In summary, we conclude that the instant case is not moot and that the Secretary’s authority extends to challenging the results of all five positions affected by District 146’s nomination procedure. While there are a number of employers, there is only one union involved and it is that one union’s procedure which is at issue. The district court’s grant of the motion for summary judgment is reversed, and the case is remanded for proceedings consistent with this opinion.
REVERSED AND REMANDED.

. E.g. a local which had no members who were employed by Taca International Airlines was not entitled to nominate a candidate for the Taca EBM position.

. Some of the locals’ rules of procedure enabled members who were unable to attend the nomination election the opportunity to participate to some degree in the nomination process. Local 597, for example, allowed non-attending members to submit by mail names of persons to be included in the pool of candidates eligible to be that local’s nominee for a particular office. However, only those members present at the union meeting voted in the nomination election, and the winner of the election became that local’s nominee. Since the non-attending members did not vote in their local’s nomination election, they could participate in the nomination process only in a highly restricted way.
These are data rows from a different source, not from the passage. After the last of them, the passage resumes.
#ifdef GM_CONV_ABLATE
    if (!(pe.debug_flags & 256)) {
#endif
    if (DIRECT && d_direct) {
      const int qe = lane_e >> 4;
      typedef float f32x2_t __attribute__((ext_vector_type(2)));
      f32x2_t ds[NST][VECW / 2], dq[NST][VECW / 2];
#pragma unroll
      for (int st = 0; st < NST; ++st)
#pragma unroll
        for (int i = 0; i < VECW / 2; ++i) { ds[st][i] = (f32x2_t){0.f, 0.f}; dq[st][i] = (f32x2_t){0.f, 0.f}; }
      const int Dl = KS == 2 ? pe.Ds : pe.Do, Hl = KS == 2 ? pe.Hs : pe.Ho, Wl = KS == 2 ? pe.Ws : pe.Wo;
      const bool has_res = pe.res != nullptr, has_stats = pe.stats != nullptr;
      const bool full = od0 + TD <= Dl && oh0 + TH <= Hl && ow0 + TW <= Wl && (cur.cb + 1) * BN <= pe.Cout;
      bool ok_st[NST];
#pragma unroll
      for (int st = 0; st < NST; ++st) ok_st[st] = d_lane_ok && cur.cb * BN + (64 * st + 16 * qe) / (int)sizeof(T) < pe.Cout;
      f32x2_t addl[NST][VECW / 2];
#pragma unroll
      for (int st = 0; st < NST; ++st)
#pragma unroll
        for (int i = 0; i < VECW; i += 4) {
          const float4 a = *reinterpret_cast<const float4*>(addv + (64 * st) / (int)sizeof(T) + qe * VECW + i);
          addl[st][i / 2] = (f32x2_t){a.x, a.y};
          addl[st][i / 2 + 1] = (f32x2_t){a.z, a.w};
        }
      auto direct_stores = [&](auto RESc, auto FULLc) __attribute__((always_inline)) {
        constexpr bool RES = decltype(RESc)::value, FULL = decltype(FULLc)::value;
#pragma unroll
        for (int mf = 0; mf < MF; ++mf) {
          const int line = wave * MF + mf;
          const int od = od0 + (line >> 2), oh = oh0 + (line & 3);
          const bool row_ok = FULL || (od < Dl && oh < Hl);
          const long long vrow = KS == 2 ? (((long long)cur.n * pe.Do + 2 * od + ((cur.par >> 2) & 1)) * pe.Ho + 2 * oh + ((cur.par >> 1) & 1)) * pe.Wo + 2 * ow0 + (cur.par & 1)
                                         : (((long long)cur.n * pe.Do + od) * pe.Ho + oh) * pe.Wo + ow0;
          char* yrow = reinterpret_cast<char*>(pe.y) + (vrow * pe.y_ld + cur.cb * BN) * (long long)sizeof(T);
          const char* rrow = reinterpret_cast<const char*>(pe.res) + (vrow * pe.res_ld + cur.cb * BN) * (long long)sizeof(T);
#pragma unroll
          for (int st = 0; st < NST; ++st) {
            const bool ok = FULL || (row_ok && ok_st[st]);
            f32x2_t o[VECW / 2];
#pragma unroll
            for (int i = 0; i < VECW / 2; ++i) {
              const f32x4_t c = acc[st * (VECW / 4) + (i >> 1)][mf];
              o[i] = (i & 1 ? (f32x2_t){c[2], c[3]} : (f32x2_t){c[0], c[1]}) + addl[st][i];
            }
            uint32_t w[4];
            auto pack4 = [&]() __attribute__((always_inline)) {
              if (sizeof(T) == 2) {
#pragma unroll
                for (int i = 0; i < VECW / 2; ++i) w[i] = pack_bf16x2(o[i][0], o[i][1]);
              } else {
                w[0] = __float_as_uint(o[0][0]); w[1] = __float_as_uint(o[0][1]); w[2] = __float_as_uint(o[1][0]); w[3] = __float_as_uint(o[1][1]);
              }
            };
            auto unpack4 = [&](const uint32_t (&u)[4], f32x2_t (&v)[VECW / 2]) __attribute__((always_inline)) {
              if (sizeof(T) == 2) {
#pragma unroll
                for (int i = 0; i < VECW / 2; ++i) v[i] = (f32x2_t){__uint_as_float(u[i] << 16), __uint_as_float(u[i] & 0xffff0000u)};
              } else {
                v[0] = (f32x2_t){__uint_as_float(u[0]), __uint_as_float(u[1])};
                v[1] = (f32x2_t){__uint_as_float(u[2]), __uint_as_float(u[3])};
              }
            };
            pack4();
            if (RES) {
              uint4 rv = RES_AHEAD ? rows0.rv[(mf * NST + st) % (MF * 2)] : make_uint4(0u, 0u, 0u, 0u);
              if (!RES_AHEAD && ok) rv = *reinterpret_cast<const uint4*>(rrow + (unsigned)(d_roff + 64 * st));
              const uint32_t ru[4] = {rv.x, rv.y, rv.z, rv.w};
              f32x2_t r[VECW / 2];
              unpack4(w, o);
              unpack4(ru, r);
#pragma unroll
              for (int i = 0; i < VECW / 2; ++i) o[i] += r[i];
              pack4();
            }
            if (ok) *reinterpret_cast<uint4*>(yrow + (unsigned)(d_yoff + 64 * st)) = make_uint4(w[0], w[1], w[2], w[3]);
            if (!FULL) {
#pragma unroll
              for (int i = 0; i < 4; ++i) w[i] = ok ? w[i] : 0u;
            }
            unpack4(w, o);
#pragma unroll
            for (int i = 0; i < VECW / 2; ++i) {
              ds[st][i] += o[i];
              dq[st][i] = __builtin_elementwise_fma(o[i], o[i], dq[st][i]);
            }
          }
        }
      };
      if (has_res) {
        if (full) direct_stores(std::true_type{}, std::true_type{}); else direct_stores(std::true_type{}, std::false_type{});
      } else {
        if (full) direct_stores(std::false_type{}, std::true_type{}); else direct_stores(std::false_type{}, std::false_type{});
      }
      TL_STAMP(62);
      if (has_stats) {
        constexpr int DSTEPS = NW <= 4 ? 0 : (NW == 8 ? 1 : 2), WL = 16 >> DSTEPS, WSCR = RING_BYTES / NW;
        static_assert(4 * WL * 144 <= WSCR && BN * 8 <= WSCR, "a wave's statistic rows fit into its share of the weight ring");
        OPAQUE_LANE(lane_s);
        if (DSTEPS >= 1) {
#pragma unroll
          for (int st = 0; st < NST; ++st)
#pragma unroll
            for (int i = 0; i < VECW; ++i) { ds[st][i / 2][i & 1] += dpp_row_ror8(ds[st][i / 2][i & 1]); dq[st][i / 2][i & 1] += dpp_row_ror8(dq[st][i / 2][i & 1]); }
        }
        if (DSTEPS >= 2) {
#pragma unroll
          for (int st = 0; st < NST; ++st)
#pragma unroll
            for (int i = 0; i < VECW; ++i) { ds[st][i / 2][i & 1] += dpp_row_ror4(ds[st][i / 2][i & 1]); dq[st][i / 2][i & 1] += dpp_row_ror4(dq[st][i / 2][i & 1]); }
        }
        if (!has_next_early) {
          asm volatile("s_waitcnt lgkmcnt(0)" ::: "memory");
          __builtin_amdgcn_s_barrier();
        }
        char* wscr = smem + PATCH_BYTES + (size_t)wave * WSCR;
        const int l15s = lane_s & 15, qs = lane_s >> 4;
        if (l15s < WL) {
          char* rowp = wscr + (qs * WL + l15s) * 144;
#pragma unroll
          for (int st = 0; st < NST; ++st)
#pragma unroll
            for (int i = 0; i < VECW; i += 2)
              *reinterpret_cast<float4*>(rowp + (st * VECW + i) * 8) = make_float4(ds[st][i / 2][0], dq[st][i / 2][0], ds[st][i / 2][1], dq[st][i / 2][1]);
        }
        __builtin_amdgcn_fence(__ATOMIC_RELEASE, "wavefront");
        __builtin_amdgcn_wave_barrier();
        __builtin_amdgcn_fence(__ATOMIC_ACQUIRE, "wavefront");
        const int bch = lane_s * (int)sizeof(T);
        const char* colp = wscr + (((bch & 63) >> 4) * WL) * 144 + ((bch >> 6) * VECW + (bch & 15) / (int)sizeof(T)) * 8;
        float sa = 0.f, sb = 0.f;
#pragma unroll
        for (int w = 0; w < WL; ++w) {
          const float2 v = *reinterpret_cast<const float2*>(colp + w * 144);
          sa += v.x;
          sb += v.y;
        }
        __builtin_amdgcn_fence(__ATOMIC_RELEASE, "wavefront");
        __builtin_amdgcn_wave_barrier();
        __builtin_amdgcn_fence(__ATOMIC_ACQUIRE, "wavefront");
        *reinterpret_cast<float2*>(wscr + lane_s * 8) = make_float2(sa, sb);
        __syncthreads();
        const int ch = wave * 64 + lane_s;
        if (ch < BN) {
          double a = 0.0, b2 = 0.0;
#pragma unroll
          for (int w = 0; w < NW; ++w) {
            const float2 v = *reinterpret_cast<const float2*>(smem + PATCH_BYTES + w * WSCR + ch * 8);
            a += (double)v.x;
            b2 += (double)v.y;
          }
          const int co = cur.cb * BN + ch;
          if (co < pe.Cout) {
            const long long slot = ((long long)(cur.td_i * nth + cur.th_i) * ntw + cur.tw_i) * (KS == 2 ? 8 : 1) + cur.par;
            double* dst = pe.stats + ((slot * pe.N + cur.n) * pe.Cout + co) * 2;
            *reinterpret_cast<double2*>(dst) = make_double2(a, b2);
          }
        }
      }
    } else {
    if (DIRECT && !has_next_early) {
      asm volatile("s_waitcnt lgkmcnt(0)" ::: "memory");
      __builtin_amdgcn_s_barrier();
    }
#pragma unroll
    for (int pw = 0; pw < NPW; ++pw) {
    const EpTile etp = {et.n, et.od0, et.oh0, et.ow0, et.co_base, et.par + pw};
    if (pw > 0) {
      asm volatile("s_waitcnt lgkmcnt(0)" ::: "memory");
      __builtin_amdgcn_s_barrier();
    }
    float st_s[EPASSES][VECW], st_q[EPASSES][VECW];
#pragma unroll
    for (int e = 0; e < EPASSES; ++e)
#pragma unroll
      for (int i = 0; i < VECW; ++i) { st_s[e][i] = 0.f; st_q[e][i] = 0.f; }
    char* scratch = smem + SCRATCH_OFF + (size_t)wave * SCRATCH_WAVE;
    dma_epilogue_pass<T, MF, NFR, KS, 0, DIRECT>(pe, accs[pw], scratch, addv, etp, wave * MF, lane_e, rowsP[pw], st_s, st_q);
    if constexpr (EPASSES > 1) {
      EpRows<MF * 2> rows;
      dma_epilogue_rows<T, MF, KS, 1>(pe, etp, wave * MF, lane_e, rows);
      dma_epilogue_pass<T, MF, NFR, KS, 1, DIRECT>(pe, accs[pw], scratch, addv, etp, wave * MF, lane_e, rows, st_s, st_q);
    }
    if constexpr (EPASSES > 2) {
      EpRows<MF * 2> rows;
      dma_epilogue_rows<T, MF, KS, 2>(pe, etp, wave * MF, lane_e, rows);
      dma_epilogue_pass<T, MF, NFR, KS, 2, DIRECT>(pe, accs[pw], scratch, addv, etp, wave * MF, lane_e, rows, st_s, st_q);
    }
    if constexpr (EPASSES > 3) {
      EpRows<MF * 2> rows;
      dma_epilogue_rows<T, MF, KS, 3>(pe, etp, wave * MF, lane_e, rows);
      dma_epilogue_pass<T, MF, NFR, KS, 3, DIRECT>(pe, accs[pw], scratch, addv, etp, wave * MF, lane_e, rows, st_s, st_q);
    }
    TL_STAMP(62);
    if (pe.stats) {
      OPAQUE_LANE(lane_s);
      float ra[EPASSES][VECW], rb[EPASSES][VECW];
#pragma unroll
      for (int e = 0; e < EPASSES; ++e)
#pragma unroll
        for (int i = 0; i < VECW; ++i) { ra[e][i] = wave_segment_sum(st_s[e][i]); rb[e][i] = wave_segment_sum(st_q[e][i]); }
      if (lane_s < 8) {
        float* part = reinterpret_cast<float*>(scratch);
#pragma unroll
        for (int e = 0; e < EPASSES; ++e)
#pragma unroll
          for (int i = 0; i < VECW; i += 2)
            *reinterpret_cast<float4*>(part + 2 * (e * CH_PER_PASS + lane_s * VECW + i)) = make_float4(ra[e][i], rb[e][i], ra[e][i + 1], rb[e][i + 1]);
      }
      __syncthreads();
      const int ch = wave * 64 + lane_s;
      if (ch < BN) {
        double a = 0.0, b2 = 0.0;
#pragma unroll
        for (int w = 0; w < NW; ++w) {
          const float2 v = *reinterpret_cast<const float2*>(smem + SCRATCH_OFF + w * SCRATCH_WAVE + ch * 8);
          a += (double)v.x;
          b2 += (double)v.y;
        }
        const int co = cur.cb * BN + ch;
        if (co < pe.Cout) {
          const long long slot = ((long long)(cur.td_i * nth + cur.th_i) * ntw + cur.tw_i) * (KS == 2 ? 8 : 1) + etp.par;
          double* dst = pe.stats + ((slot * pe.N + cur.n) * pe.Cout + co) * 2;
          *reinterpret_cast<double2*>(dst) = make_double2(a, b2);
        }
      }
    }
    }
    }
#ifdef GM_CONV_ABLATE
    }
#endif
    }
    TL_STAMP(63);
    if (!has_next) break;
    asm volatile("s_waitcnt lgkmcnt(0)" ::: "memory");
    __builtin_amdgcn_s_barrier();
    if (!EARLY && min(nchunks, nxt.ks * cps) < nchunks) issue_patch(min(nchunks, nxt.ks * cps));
    cur = nxt;
    pos += gx;
  }
}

. For example, sixteen of the twenty-seven candidates for office in the general election, including the complainant’s opponent, were ineligible to run for office, fifty of the union members who voted in the general election were ineligible to vote, and sixty of the members who voted in the runoff election were ineligible to vote. 389 U.S. at 481, 88 S.Ct. at 641.

. The unrealistic nature of this position is best illustrated by the union’s response to the following question at oral argument:
Q. [By the Court] It seems to be your position that even if the United States Supreme Court decided that [District 146’s nomination procedure] was invalid, it would apply only to Continental, and that even though [the procedure] had been declared in violation of the Landrum-Griffin Act, the union would be free to continue its practice with respect to all of its other airlines until some member of those airlines complained?
A. [Counsel for District 146] Yes, that’s correct.